As described above, the third embodiment of the present invention
By using a Teflon microfabrication device using synchrotron radiation, it is possible to mass-produce Teflon microparts.

[0026]

As described above, according to the present invention, it is possible to provide a synchrotron radiation Teflon microfabrication device capable of microfabricating Teflon three-dimensionally.

Further, according to the present invention, mass production of Teflon fine parts is possible. Further, it is possible to provide a Teflon microfabrication device using synchrotron radiation that enables machining while maintaining the verticality of the machining inner wall.

[Brief description of drawings]

FIG. 1 is a diagram schematically showing a configuration of a Teflon microfabrication apparatus using synchrotron radiation according to an embodiment of the present invention.

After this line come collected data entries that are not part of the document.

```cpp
extern "C" ec_status ec_stat_get(const char* key, int64_t* value) {
    if (!key || !value) return set_error(EC_ERR_ARG, "ec_stat_get: null argument");
    if (!std::strcmp(key, "pool_allocs")) *value = g_pool_allocs.load(std::memory_order_relaxed);
    else if (!std::strcmp(key, "binop_lds_rule_launches")) *value = g_lds_rule_launches.load(std::memory_order_relaxed);
    else if (!std::strncmp(key, "tune.", 5)) {
        const Knob* kn = knob_of(key + 5);
        if (!kn) return set_error(EC_ERR_ARG, "ec_stat_get: unknown knob '%s'", key + 5);
        *value = kn->i ? int64_t(kn->i->load()) : kn->l->load();
    } else if (!std::strcmp(key, "devices")) {
        std::lock_guard<std::mutex> lk(g_mu);
        *value = static_cast<int64_t>(g_devs.size());
    } else if (!std::strcmp(key, "scratch_streams")) {
        std::lock_guard<std::mutex> lk(g_mu);
        int64_t n = 0;
        for (auto& kv : g_devs) n += static_cast<int64_t>(kv.second.scratch.size());
        *value = n;
    } else {
        bool known = false;
        *value = expr_stat(key, &known);
// ... 26 lines not shown
```

### erased-cells_amd/csrc/ec_runtime.hpp

```cpp
#pragma once

#include <hip/hip_runtime.h>
#include <stddef.h>
#include <stdint.h>

#include <atomic>
#include <memory>
#include <mutex>
#include <string>

#include "erased_cells.h"

namespace ecd {

constexpr int kBinopU = 2;
#ifndef EC_NT_STORE
#define EC_NT_STORE 1
#endif
#ifndef EC_NT_LOAD
#define EC_NT_LOAD 1
#endif
constexpr bool kNtStore = EC_NT_STORE;
constexpr bool kNtLoad = EC_NT_LOAD;
constexpr int kReduceU = 8;
constexpr int kMaxReduceBlocks = 4096;
// ... 50 lines not shown
struct LoadedStream {
    const void* p = nullptr;
    size_t size = 0;
    int same_as = -1;
};
inline unsigned peel_head(const LoadedStream* st, int count, size_t n) {
    if (n < 2 || !tuning().peel) return 0;
    unsigned c0 = 0, c1 = 0;
    for (int k = 0; k < count; ++k) {
        c0 += peel_cost(st[k].p, st[k].size, 0);
        c1 += peel_cost(st[k].p, st[k].size, 1);
    }
    return c1 < c0 ? 1u : 0u;
}

inline unsigned cache_plan(const size_t* bytes, int n, size_t value_out_bytes = 0) {
    const int forced = tuning().cache_force.load();
    if (forced >= 0) return static_cast<unsigned>(forced) & ((1u << (n < 8 ? n : 8)) - 1u);
    const size_t budget = static_cast<size_t>(tuning().mall_mb.load()) << 20;
    unsigned plan = 0;
    size_t used = 0, largest_taken = 0;
    bool taken[8] = {false, false, false, false, false, false, false, false};
    for (int round = 0; round < n && n <= 8; ++round) {
        int best = -1;
        for (int k = 0; k < n; ++k)
            if (!taken[k] && bytes[k] > 0 && (best < 0 || bytes[k] < bytes[best])) best = k;
        if (best < 0 || used + bytes[best] > budget) break;
        taken[best] = true;
        used += bytes[best];
        if (bytes[best] > largest_taken) largest_taken = bytes[best];
        plan |= 1u << best;
    }
    if (value_out_bytes > 0 && plan != 0)
        for (int k = 0; k < n && n <= 8; ++k)
            if (!taken[k] && bytes[k] > 0 && bytes[k] <= largest_taken) return 0;
    return plan;
}

inline unsigned stream_policy(const LoadedStream (&st)[4], int nmask, size_t n) {
    size_t bytes[8] = {0, 0, 0, 0, 0, 0, 0, 0};
    for (int k = 0; k < 4; ++k) bytes[k] = st[k].same_as < 0 ? n * st[k].size : 0;
    for (int j = 0; j < nmask; ++j) bytes[4 + j] = n;
    unsigned policy = cache_plan(bytes, 8, n * sizeof(double));
    for (int k = 0; k < 4; ++k)
        if (st[k].same_as >= 0) policy = (policy & ~(1u << k)) | (((policy >> st[k].same_as) & 1u) << k);
    return policy;
}

inline ec_status add_mask(const uint8_t* m, int k, const char* what, const uint8_t** ms, int8_t* nmask, bool* aligned) {
    if (!m) return set_error(EC_ERR_ARG, "%s: null mask %d", what, k);
    for (int j = 0; j < *nmask; ++j)
        if (ms[j] == m) return EC_OK;
    ms[(*nmask)++] = m;
    *aligned = *aligned && aligned_to(m, 16);
    return EC_OK;
}

inline unsigned reduce_head(const void* p, size_t cell_size, size_t n) {
// ... 37 lines not shown
```

### erased-cells_amd/csrc/ec_window.hip

```cpp
#include <hip/hip_runtime.h>

#include "ec_lattice.hpp"
#include "ec_runtime.hpp"
#include "ec_window_kernels.hpp"

namespace ecd {

static bool mul_overflows(uint64_t a, uint64_t b) { return a != 0 && b > UINT64_MAX / a; }

static ec_status check_window(const char* what, ec_dtype t, uint64_t cols, uint64_t rows, uint64_t x0, uint64_t y0, uint64_t w, uint64_t h,
                              const void* mask_a, const void* mask_b) {
    if (!ecl::valid(t)) return set_error(EC_ERR_UNSUPPORTED_TYPE, "%s: bad dtype %d", what, int(t));
    if (mul_overflows(cols, rows))
        return set_error(EC_ERR_ARG, "%s: a raster of %llu x %llu cells overflows 64 bits", what, (unsigned long long)cols, (unsigned long long)rows);
    if (x0 > cols || w > cols - x0 || y0 > rows || h > rows - y0)
        return set_error(EC_ERR_ARG, "%s: the window (%llu, %llu) + %llu x %llu leaves the raster of %llu x %llu cells", what, (unsigned long long)x0,
                         (unsigned long long)y0, (unsigned long long)w, (unsigned long long)h, (unsigned long long)cols, (unsigned long long)rows);
    if ((mask_a == nullptr) != (mask_b == nullptr)) return set_error(EC_ERR_ARG, "%s: one mask without the other", what);
    return EC_OK;
}

static bool make_axis(uint64_t win, uint64_t out, WindowAxis* a) {
    a->q = win / out;
    a->r = win % out;
// ... 3 lines not shown
    if (worst > UINT64_MAX) return false;
    const uint64_t num = a->q * out + a->r;
    a->d0 = num / (2 * out);
    a->rem0 = num % (2 * out);
    return true;
}

static bool rows_aligned(const void* raster, const WindowGeom& g, size_t cell, const void* contiguous) {
    return ((reinterpret_cast<uintptr_t>(raster) + g.origin * cell) | (g.pitch * cell) | (g.w * cell) | reinterpret_cast<uintptr_t>(contiguous)) % 16 == 0;
}

template <int W, bool MASKED>
static ec_status launch_window(int kind, const WindowArgs& args, const WindowAxis* ax, const WindowAxis* ay, bool vector, hipStream_t s) {
    WindowArgs a = args;
    const size_t bytes[2] = {a.g.n * W, MASKED ? a.g.n : 0};
    a.cacheable = cache_plan(bytes, 2);
    if (!vector) {
        const uint64_t chunks = ((a.g.w + kBlock - 1) / kBlock) * (a.g.n / a.g.w);
        const WindowAxis id_x{1, 0, a.g.w, 0, a.g.w}, id_y{1, 0, a.g.n / a.g.w, 0, a.g.n / a.g.w};
        if (kind == kWinPut) k_window_cellwise<W, MASKED, true><<<grid_capped(chunks, 8), kBlock, 0, s>>>(a, id_x, id_y);
        else k_window_cellwise<W, MASKED, false><<<grid_capped(chunks, 8), kBlock, 0, s>>>(a, ax ? *ax : id_x, ay ? *ay : id_y);
        return check_launch("window(cell-wise)");
    }
    const uint64_t slots = (a.g.n + (16 / W) - 1) / (16 / W), per_tile = uint64_t(kBlock) * kWindowU;
    const unsigned grid = grid_for((slots + per_tile - 1) / per_tile);
    if (uint64_t(grid) * per_tile < slots) return set_error(EC_ERR_ARG, "window: more than 2^31 tiles");
    if (ax) k_window_nearest<W, MASKED><<<grid, kBlock, 0, s>>>(a, *ax, *ay);
    else if (kind == kWinPut) k_window_put<W, MASKED><<<grid, kBlock, 0, s>>>(a);
    else k_window_copy<W, MASKED><<<grid, kBlock, 0, s>>>(a);
    return check_launch(ax ? "window(nearest)" : kind == kWinPut ? "window(put)" : "window(copy)");
}
// ... 59 lines not shown
```

Baseline: 600.7.

## Gate cache-friendly loads on per-device evidence of buffer reuse

Adds a per-device admission ledger that tracks which input buffers were recently read and whether they were read again within a window of twice the MALL budget. Inputs are only marked cacheable (instead of non-temporal) when reuse was seen, or while no losing streak has built up; writes that overlap a tracked buffer invalidate its entry. The aim is to stop polluting the last-level cache with streaming inputs that are never reused. The cost is host-side locking and a ledger lookup on every launch, and a change in cache hints for kernels whose inputs are reused.

```diff
diff --git a/erased-cells_amd/csrc/ec_abi.hip b/erased-cells_amd/csrc/ec_abi.hip
--- a/erased-cells_amd/csrc/ec_abi.hip
+++ b/erased-cells_amd/csrc/ec_abi.hip
@@ -50,6 +50,19 @@
 template <typename Fn> struct pure_store : std::false_type {};
 template <typename W> struct pure_store<FillFn<W>> : std::true_type {};
 
+struct MapStreams {
+    const void* in[2];
+    const void* out;
+    size_t out_cell;
+};
+template <typename S_, typename D_> static MapStreams streams_of(const ConvertFn<S_, D_>& f) { return {{f.src, nullptr}, f.dst, sizeof(D_)}; }
+template <typename T> static MapStreams streams_of(const NegFn<T>& f) { return {{f.src, nullptr}, f.dst, sizeof(typename NegFn<T>::O)}; }
+template <typename W> static MapStreams streams_of(const MaskFromNodataFn<W>& f) { return {{f.src, nullptr}, f.mask, 1}; }
+template <typename W> static MapStreams streams_of(const MaskSelectFn<W>& f) { return {{f.src, f.mask}, f.dst, sizeof(W)}; }
+template <int KIND> static MapStreams streams_of(const MaskBin<KIND>& f) { return {{f.l, f.r}, f.out, 1}; }
+static MapStreams streams_of(const MaskNot& f) { return {{f.m, nullptr}, f.out, 1}; }
+template <typename Fn> static MapStreams streams_of(const Fn& f) { return {{nullptr, nullptr}, f.dst, Fn::kIn0 == 0 ? 16 / Fn::CPL : 0}; }
+
 template <typename Fn, int U>
 static void launch_map_u(const Fn& fn, size_t n, hipStream_t s) {
     const size_t groups = n / Fn::CPL;
@@ -57,7 +70,9 @@
     const size_t stream_bytes[2] = {n * Fn::kIn0, n * Fn::kIn1};
     const unsigned lds = (pure_store<Fn>::value ? static_cast<unsigned>(tuning().write_lds_kb.load())
                                                 : (Fn::kIn0 != 0 ? static_cast<unsigned>(tuning().map_lds_kb.load()) : 0u)) << 10;
-    k_map<Fn, U><<<grid_for(tiles), kBlock, lds, s>>>(fn, n, cache_plan(stream_bytes, 2));
+    const MapStreams ms = streams_of(fn);
+    const size_t written_bytes[1] = {n * ms.out_cell};
+    k_map<Fn, U><<<grid_for(tiles), kBlock, lds, s>>>(fn, n, cache_plan(ms.in, stream_bytes, 2, s, 0, &ms.out, written_bytes, 1));
 }
 
 template <typename Fn>
@@ -131,7 +146,8 @@
                 grid = static_cast<unsigned>(tiles < size_t(cap2) ? tiles : size_t(cap2));
                 int64_t* direct = grid == 1 ? keys2_dev : nullptr;
                 const size_t stream_bytes[2] = {n * sizeof(T), mask ? n : 0};
-                const unsigned hp = head | (cache_plan(stream_bytes, 2) << 8);
+                const void* const stream_ptrs[2] = {p, mask};
+                const unsigned hp = head | (cache_plan(stream_ptrs, stream_bytes, 2, s) << 8);
                 if (mask) k_min_max_partials<T, true, U, BLOCK><<<grid, BLOCK, 0, s>>>(tp, mask, n, sc.dev, hp, direct);
                 else k_min_max_partials<T, false, U, BLOCK><<<grid, BLOCK, 0, s>>>(tp, nullptr, n, sc.dev, hp, direct);
                 return direct != nullptr;
@@ -406,8 +422,9 @@
     if (tiles < 1) tiles = 1;
     const unsigned grid = static_cast<unsigned>(tiles < size_t(cap) ? tiles : size_t(cap));
     const size_t stream_bytes[2] = {n * sizeof(W), n * sizeof(W)};
+    const void* const stream_ptrs[2] = {l, r};
     k_first_diff_partials<W, kReduceU><<<grid, kRBlock, 0, s>>>(static_cast<const W*>(l), static_cast<const W*>(r), n,
-                                                               reinterpret_cast<uint64_t*>(sc.dev), al, head | (cache_plan(stream_bytes, 2) << 8));
+                                                               reinterpret_cast<uint64_t*>(sc.dev), al, head | (cache_plan(stream_ptrs, stream_bytes, 2, s) << 8));
     *grid_out = grid;
     return check_launch("first_diff(partials)");
 }
@@ -563,8 +580,9 @@
         const int one = tuning().counts_one_launch.load();
         uint64_t* acc = (!direct && ((one == 1 && n < (size_t(1) << 29)) || (one >= 2 && n < (size_t(1) << 40)))) ? reinterpret_cast<uint64_t*>(sc.dev_acc()) : nullptr;
         const size_t stream_bytes[1] = {n};
+        const void* const stream_ptrs[1] = {m};
         k_mask_count_partials<kReduceU><<<grid, kRBlock, 0, S(stream)>>>(m, n, reinterpret_cast<uint64_t*>(sc.dev), al,
-                                                                        head | (cache_plan(stream_bytes, 1) << 8), direct, acc, counts2_dev);
+                                                                        head | (cache_plan(stream_ptrs, stream_bytes, 1, S(stream)) << 8), direct, acc, counts2_dev);
         st = check_launch("mask_counts(partials)");
         if (st != EC_OK || direct || acc) return st;
     }
diff --git a/erased-cells_amd/csrc/ec_admission.hpp b/erased-cells_amd/csrc/ec_admission.hpp
--- /dev/null
+++ b/erased-cells_amd/csrc/ec_admission.hpp
@@ -0,0 +1,111 @@
+#pragma once
+
+#include <stddef.h>
+#include <stdint.h>
+
+namespace ecd {
+
+constexpr int kLedgerEntries = 32;
+constexpr uint64_t kWindowBudgets = 2;
+constexpr int kLosingStreak = 4;
+
+struct AdmissionStats {
+    int64_t bets = 0;
+    int64_t won = 0;
+    int64_t lost = 0;
+    int64_t nt_launches = 0;
+    int64_t live = 0;
+};
+
+struct AdmissionLedger {
+    struct Entry {
+        uintptr_t p = 0;
+        size_t bytes = 0;
+        uint64_t clock = 0;
+        bool cacheable = false;
+    };
+    Entry e[kLedgerEntries];
+    uint64_t clock = 0;
+    int streak = 0;
+    AdmissionStats stats;
+
+    void lose(Entry& x, bool counts) {
+        if (x.cacheable) {
+            ++stats.lost;
+            --stats.live;
+            if (counts && streak < kLosingStreak) ++streak;
+        }
+        x = Entry();
+    }
+
+    unsigned decide(const void* const* p, const size_t* bytes, int n, unsigned candidates, const void* const* wp, const size_t* wbytes,
+                    int nw, uint64_t window, bool update) {
+        if (update)
+            for (Entry& x : e)
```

FIG. 2 is a diagram which is provided for explaining a Teflon fine processing apparatus using synchrotron radiation according to a second embodiment of the present invention.

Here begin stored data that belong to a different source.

extern "C" int psk_write_table(psk_sketch *s, const void *src_host, uint64_t nbytes, void *stream)
{
    CHECK_HANDLE(s, -1);
    if (!src_host || nbytes > s->padded_bytes) return fail(PSK_EINVAL, "bad write_table arguments");
    hipStream_t st = (hipStream_t)stream;
    PSK_TRY(drop_pending(s, st));
    s->clear_pending = false;
    HIP_TRY(hipMemsetAsync(s->table, 0, s->padded_bytes, st));
    HIP_TRY(hipMemcpyAsync(s->table, src_host, nbytes, hipMemcpyHostToDevice, st));
    HIP_TRY(hipMemsetAsync(s->ctr, 0, sizeof(long long) * PSK_CTR_COUNT, st));
    if (s->kind != PSK_KIND_BLOOM) {
        const uint64_t nel = s->logical_bytes / 4;
        hipLaunchKernelGGL(k_absmax, dim3(grid_for_keys(nel)), dim3(kBlock), 0, st, (const uint32_t *)s->table, nel,
                           s->kind == PSK_KIND_CMS ? 1 : 0, s->ctr);
        HIP_TRY(hipGetLastError());
    }
    HIP_TRY(hipStreamSynchronize(st));
    return PSK_OK;
}

extern "C" int psk_rescan_bound(psk_sketch *s, void *stream)
{
    CHECK_HANDLE(s, -1);
    if (s->owns_table || s->table_private) s->shadow.exposed = false;
    if (s->kind == PSK_KIND_BLOOM) return PSK_OK;
    hipStream_t st = (hipStream_t)stream;
    PSK_TRY(flush_combined(s, st));
    HIP_TRY(hipMemsetAsync(s->ctr + PSK_CTR_ABS_BOUND, 0, sizeof(long long), st));
    const uint64_t nel = s->logical_bytes / 4;
    hipLaunchKernelGGL(k_absmax, dim3(grid_for_keys(nel)), dim3(kBlock), 0, st, (const uint32_t *)s->table, nel,
                       s->kind == PSK_KIND_CMS ? 1 : 0, s->ctr);
    HIP_TRY(hipGetLastError());
    return PSK_OK;
}

extern "C" int psk_get_counters(psk_sketch *s, int64_t out[PSK_CTR_COUNT], void *stream)
{
    CHECK_HANDLE_RO(s, -1);
    if (!out) return fail(PSK_EINVAL, "out is NULL");
    hipStream_t st = (hipStream_t)stream;
    PSK_TRY(flush_combined(s, st));
    HIP_TRY(hipMemcpyAsync(out, s->ctr, sizeof(long long) * PSK_CTR_COUNT, hipMemcpyDeviceToHost, st));
    HIP_TRY(hipStreamSynchronize(st));
    return PSK_OK;
}

extern "C" int psk_reset_counters(psk_sketch *s, void *stream)
{
    CHECK_HANDLE(s, -1);
    HIP_TRY(hipMemsetAsync(s->ctr, 0, sizeof(long long) * PSK_CTR_ABS_BOUND, (hipStream_t)stream));
    return PSK_OK;
}

int raise_dyn_lds(const void *kernel, size_t bytes)
{
    static std::mutex mu;
    static std::map<std::pair<const void *, int>, size_t> granted;
    int dev = 0;
    HIP_TRY(hipGetDevice(&dev));
    std::lock_guard<std::mutex> lock(mu);
    size_t &have = granted[{kernel, dev}];
    if (bytes > have) {
        HIP_TRY(hipFuncSetAttribute(kernel, hipFuncAttributeMaxDynamicSharedMemorySize, (int)bytes));
        have = bytes;
    }
    return PSK_OK;
}

extern "C" int psk_set_option(const char *name, int64_t value)
{
    if (!name) return fail(PSK_EINVAL, "option name is NULL");
    const OptDesc *d = opt_find(name);
    if (!d || d->cls == kOptReadOnly) return fail(PSK_EINVAL, d ? "option %s is read-only" : "unknown option %s", name);
    if (value < d->lo) value = d->lo;
    __atomic_store_n(d->var, value, __ATOMIC_RELAXED);
    return PSK_OK;
}
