+    auto finalize = [&]() {
+        float cs[NT], cq[NT];
+#pragma unroll
+        for (int j = 0; j < NT; ++j) {
+            cs[j] = cq[j] = 0.f;
+            const float add = addv[j];
+#pragma unroll
+            for (int i = 0; i < MT; ++i)
+#pragma unroll
+                for (int r = 0; r < 16; ++r) {
+                    const int k = (i * NT + j) * 16 + r;
+                    const float v = acc[i][j][r] * epi_cur + add;
+                    outv[k] = v;
+                    cs[j] += v;
+                    cq[j] = __builtin_fmaf(v, v, cq[j]);
+                    acc[i][j][r] = 0.f;
+                }
+            cs[j] += __shfl_xor(cs[j], 32);
+            cq[j] += __shfl_xor(cq[j], 32);
+        }
+        if (lane < 32) {
+#pragma unroll
+            for (int j = 0; j < NT; ++j) {
+                const int c = (wn * NT + j) * 32 + lane;
+                stat_lds[(wm * BN + c) * 2 + 0] = cs[j];
+                stat_lds[(wm * BN + c) * 2 + 1] = cq[j];
+            }
+        }
+        pend_base = cur_base;
+        pend_stats = cur_stats;
+    };
+    auto store_stats = [&]() {
+        const int c = (tid >> 1) & (BN - 1), which = tid & 1;
+        float a = 0.f;
+#pragma unroll
+        for (int w = 0; w < WM; ++w) a += stat_lds[(w * BN + c) * 2 + which];
+        __builtin_amdgcn_raw_buffer_store_b32(__float_as_uint(a), r_stats, st_lane, pend_stats, 0);
+    };
+
+    int v = blockIdx.x;
+    tile_of(v);
+    w_soff = (unsigned)t_ntile * BN * w_rowlen;
+    cur_base = tile_base();
+    cur_stats = stats_base();
+    cur_py = t_ntile & 1;
+    {
+        float inv;
+        amax_scales(amax_request(t_img, true), ascale_stage, inv);
+        epi_cur = d.acc_scale * inv;
+    }
+    prefetch_halo(0, true);
+    asm volatile("" ::: "memory");
+    __builtin_amdgcn_sched_barrier(0);
+    issue_w(0, 0, 0);
+    issue_w(0, 1, 1);
+    stage_halo_part(0, 0, HR);
+    if (wave >= WM * WN / 2) __builtin_amdgcn_s_setprio(1);
+
+    int hb = 0, wb = 0, n_img_next = 0, next_py = 0;
+    bool have_next = false;
+    float epi_next = epi_cur;
+    unsigned next_base = 0, next_stats = 0, next_wsoff = 0;
+
+    auto step_body = [&](auto KIND, auto STEP, int chunk) {
+        constexpr int kind = decltype(KIND)::value, step = decltype(STEP)::value;
+        asm volatile("s_waitcnt vmcnt(%0) lgkmcnt(0)" ::"n"(q_wait(kind, step)) : "memory");
+        __builtin_amdgcn_s_barrier();
+        asm volatile("" ::: "memory");
+        const bool live = kind == Q_LAST ? have_next : true;
+        if constexpr (step == 0) prefetch_halo(kind == Q_LAST ? 0 : chunk + 1, live);
+        if constexpr (step == 2) {
+            if constexpr (kind == Q_LAST) {
+                if (have_next) {
+                    float inv;
+                    amax_scales(amax_bits, ascale_stage, inv);
+                    epi_next = d.acc_scale * inv;
+                }
+            }
+            if (live) stage_halo_part(hb ^ 1, 0, HR / 2);
+        }
+        if constexpr (step == 3) {
+            if (live) stage_halo_part(hb ^ 1, HR / 2, HR);
+        }
+        asm volatile("" ::: "memory");
+        __builtin_amdgcn_sched_barrier(0);
+        if constexpr (kind == Q_FIRST) {
+            if constexpr (step == 0) store_stats();
+#pragma unroll
+            for (int k = q_first_of(step); k < q_first_of(step + 1); ++k)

FIG. 3 is a diagram which is used for explaining a Teflon fine processing apparatus according to a third embodiment of the present invention.

[Explanation of symbols]

 1 synchrotron radiation beam 2 plane reflection mirror 3 mask 5 object to be processed α mirror rotation angle (mirror scanning angle) β processing object and mask rotation angle S vertical processing length L from mirror to object to be processed Distance R Machining length in vertical direction

Claims (4)

[Claims] 1. A Teflon member is finely processed by ablation by synchrotron radiation passing through a mirror,
A Teflon microfabrication device using synchrotron radiation, comprising means for rotating the object to be processed and the mask while maintaining the relative positions of the object to be processed and the mask. 2. A Teflon microfabrication apparatus using synchrotron radiation according to claim 1, comprising means for scanning the synchrotron radiation beam, and means for rotating a workpiece and a mask in synchronization with the scanning of the synchrotron radiation beam. A Teflon microfabrication device using synchrotron radiation, which is characterized by comprising: 3. The Teflon microfabrication apparatus according to claim 2, wherein the object to be processed and the mask are kept perpendicular to each other while keeping their relative positions. Teflon microfabrication equipment using synchrotron radiation. 4. The Teflon microfabrication apparatus using synchrotron radiation according to claim 3, wherein the synchrotron radiation beam scanning means comprises:
A Teflon microfabrication apparatus using synchrotron radiation, wherein the surface of the workpiece is scanned so that the scanned synchrotron radiation beam has a vibration pattern having a uniform velocity.